Model reduction for networks of coupled oscillators

TL;DR

This paper introduces a collective coordinate method to significantly reduce the complexity of Kuramoto oscillator networks, accurately capturing synchronization phenomena and finite size effects.

Contribution

The paper presents a novel collective coordinate approach that reduces high-dimensional oscillator networks to low-dimensional models, accurately describing synchronization transitions.

Findings

Successfully reproduces local and global synchronization onset.

Describes interaction of partially synchronized clusters.

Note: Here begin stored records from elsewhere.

void picsong_ctx_destroy(picsong_ctx *c)
{
    if (!c) return;
    (void)hipSetDevice(c->device);
    for (int k = 0; k < 3; k++)
        if (c->d_lut[k] && !c->lut_borrowed[k]) (void)hipFree(c->d_lut[k]);
    if (c->d_offsets) (void)hipFree(c->d_offsets);
    if (c->d_plane_scratch) (void)hipFree(c->d_plane_scratch);
    if (c->d_total) (void)hipFree(c->d_total);
    if (c->d_flag) (void)hipFree(c->d_flag);
    if (c->h_pinned) (void)hipHostFree(c->h_pinned);
    if (c->d_coef) (void)hipFree(c->d_coef);
    if (c->d_staging) (void)hipFree(c->d_staging);
    if (c->d_sizes) (void)hipFree(c->d_sizes);
    if (c->d_coef_i) (void)hipFree(c->d_coef_i);
    if (c->b_coef) (void)hipFree(c->b_coef);
    if (c->b_staging) (void)hipFree(c->b_staging);
    if (c->b_sizes) (void)hipFree(c->b_sizes);
    if (c->b_offsets) (void)hipFree(c->b_offsets);
    if (c->b_total) (void)hipFree(c->b_total);
    if (c->b_plane_scratch) (void)hipFree(c->b_plane_scratch);
    if (c->b_coef_i) (void)hipFree(c->b_coef_i);
    c->b_coef_i = nullptr; c->b_coef_i_cap = 0;
    if (c->h_totals) (void)hipHostFree(c->h_totals);
    if (c->prof_ev) {
        for (hipEvent_t e : *c->prof_ev) (void)hipEventDestroy(e);
        delete c->prof_ev;
    }
    delete c;
}

static int lut_admit(const picsong_ctx *c, const picsong_lut_info &li, int n_tables)
{
    LutGeo g;
    g.nBp = li.n_bitplanes; g.nSub = li.n_subbands; g.cRef = li.ctx_ref; g.cSign = li.ctx_sign; g.cSig = li.ctx_sig;
    g.prec = li.precision; g.nRef = li.n_ref; g.nSig = li.n_sig; g.nSign = li.n_sign;
    char msg[320];
    if (lut_refusal(g, c->p.wl, c->p.k > 0.0f, c->p.cp == 3, n_tables, msg, sizeof msg))
        return fail(PICSONG_ERR_ARG, "%s", msg);
    return PICSONG_OK;
}

int picsong_ctx_set_lut_component(picsong_ctx *c, int comp, const picsong_lut_info *info, const int32_t *host_table)
{
    if (!c || !info || !host_table) return fail(PICSONG_ERR_ARG, "set_lut: null argument");
    if (comp < 0 || comp > 2) return fail(PICSONG_ERR_ARG, "set_lut: component %d outside 0..2", comp);
    if (info->ctx_sig != 9 || info->ctx_sign != 4 || info->ctx_ref != 1)
        return fail(PICSONG_ERR_ARG, "LUT contexts must be 9/4/1 (sig/sign/ref), got %d/%d/%d", info->ctx_sig,
                    info->ctx_sign, info->ctx_ref);
    if (info->precision < 1 || info->precision > 8) return fail(PICSONG_ERR_ARG, "LUT precision %d", info->precision);
    const bool cp3 = c->p.cp == 3;
    if (cp3 != (info->cp == 3))
        return fail(PICSONG_ERR_ARG, "the context codes %d passes, the table is laid out for %d (picsong_lut_load_cp)",
                    c->p.cp, info->cp == 3 ? 3 : 2);
    const size_t one = (size_t)info->n_ref + (cp3 ? 2 : 1) * ((size_t)info->n_sig + info->n_sign);
    const int n_tables = info->n_tables > 0 ? info->n_tables : 1;
    if (one + (size_t)kLutSlack > (size_t)(cp3 ? kLutLdsMax3 : kLutLdsMax))
        return fail(PICSONG_ERR_ARG, "LUT table of %zu entries exceeds the %d the coder kernels hold in LDS", one,
                    (cp3 ? kLutLdsMax3 : kLutLdsMax) - kLutSlack);
    const size_t total = one * (size_t)n_tables;
    for (size_t i = 0; i < total; i++)
        if (host_table[i] < 0 || host_table[i] > 255)
            return fail(PICSONG_ERR_ARG, "LUT entry %zu = %d outside 0..255", i, host_table[i]);
    if (int rc = lut_admit(c, *info, n_tables)) return rc;
    HIP_TRY(hipSetDevice(c->device));
    if (c->d_lut[comp] && !c->lut_borrowed[comp]) (void)hipFree(c->d_lut[comp]);
    c->d_lut[comp] = nullptr;
    c->lut_borrowed[comp] = false;
    HIP_TRY(hipMalloc(&c->d_lut[comp], total * sizeof(int32_t)));
    HIP_TRY(hipMemcpy(c->d_lut[comp], host_table, total * sizeof(int32_t), hipMemcpyHostToDevice));
    c->li[comp] = *info;
    c->li[comp].n_tables = n_tables;
    c->has_lut[comp] = true;
    c->bulk_compact[comp] = -1;
    return PICSONG_OK;
}
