template <typename IdxT, typename StatusT, int kMode, bool kCoded = false, bool kSmall = false>
int launch_rank_pass(Launcher &L, Workspace<IdxT> &w, const uint64_t *kin, const IdxT *vin,
                     uint64_t *kout, IdxT *vout, int64_t m, int pass, int kb, int ib,
                     uint32_t *ebits = nullptr, uint64_t *seam_tab = nullptr, int shift_override = -1,
                     int keybits = 0)
{
    using Cfg = RankCfg<IdxT, kMode, kSmall>;
    constexpr int kItems = Cfg::kItems;
    constexpr int kThreads = Cfg::kThreads;
    constexpr int kTileN = kThreads * kItems;
    const int64_t ntiles = (m + kTileN - 1) / kTileN;
    const int64_t wb = (int64_t)sizeof(IdxT);
    char *area = w.ctl_status + (size_t)pass * w.ctl_status_stride;
    OnesweepCtl *ctl = reinterpret_cast<OnesweepCtl *>(area);
    StatusT *status = reinterpret_cast<StatusT *>(area + 256);
    if (256 + (size_t)ntiles * kRadixSize * sizeof(StatusT) > w.ctl_status_stride)
        return fail(DQ_ERR_HIP, "status buffer too small");
    const int64_t alg = kMode == kPairs ? 2 * (8 + wb) : kMode == kText ? 1 + 8 + wb
                      : kMode == kTextPacked ? 1 + 8 : kMode == kKeys ? 16 : kMode == kKeysLastTies ? 8 + wb : 16 + wb;
    const int64_t alg_extra = kMode == kKeysLastTies ? m / 8 + ntiles * kRadixSize * 16 : 0;
    LAUNCH(L, DQ_K_RADIX_RANK, m, m * alg + alg_extra,
           hipLaunchKernelGGL((radix_rank_kernel<IdxT, StatusT, kItems, kMode, Cfg::kMinWaves, kThreads,
                                                 false, Cfg::kLdsMatch, Cfg::kRounds, Cfg::kAtomicBase, kCoded>),
                              dim3((unsigned)ntiles), dim3(kThreads), 0, L.st, kin, vin, kout, vout, m,
                              shift_override >= 0 ? shift_override : pass * kRadixBits + ib,
                              keybits > 0 ? keybits : 8 * kb, ib,
                              (const int64_t *)(w.digit_offset + pass * kRadixSize), status, ctl, w.totals + 1,
                              ebits, seam_tab, (const uint16_t *)w.codetab, xcd_tile_group(), spin_bound()));
    return DQ_OK;
}

template <typename Fn>
int with_status_word(int64_t m, Fn fn)
{
    return m < (1ll << 30) ? fn(uint32_t{}) : fn(uint64_t{});
}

Accurately captures finite size scaling of critical coupling.

Abstract

We present a collective coordinate approach to describe coupled phase oscillators. We apply the method to study synchronisation in a Kuramoto model. In our approach an N-dimensional Kuramoto model is reduced to an n-dimensional ordinary differential equation with n<<N, constituting an immense reduction in complexity. The onset of both local and global synchronisation is reproduced to good numerical accuracy, and we are able to describe both soft and hard transitions. By introducing 2 collective coordinates the approach is able to describe the interaction of two partially synchronised clusters in the case of bimodally distributed native frequencies. Furthermore, our approach allows us to accurately describe finite size scalings of the critical coupling strength. We corroborate our analytical results by comparing with numerical simulations of the Kuramoto model with all-to-all coupling networks for several distributions of the native frequencies.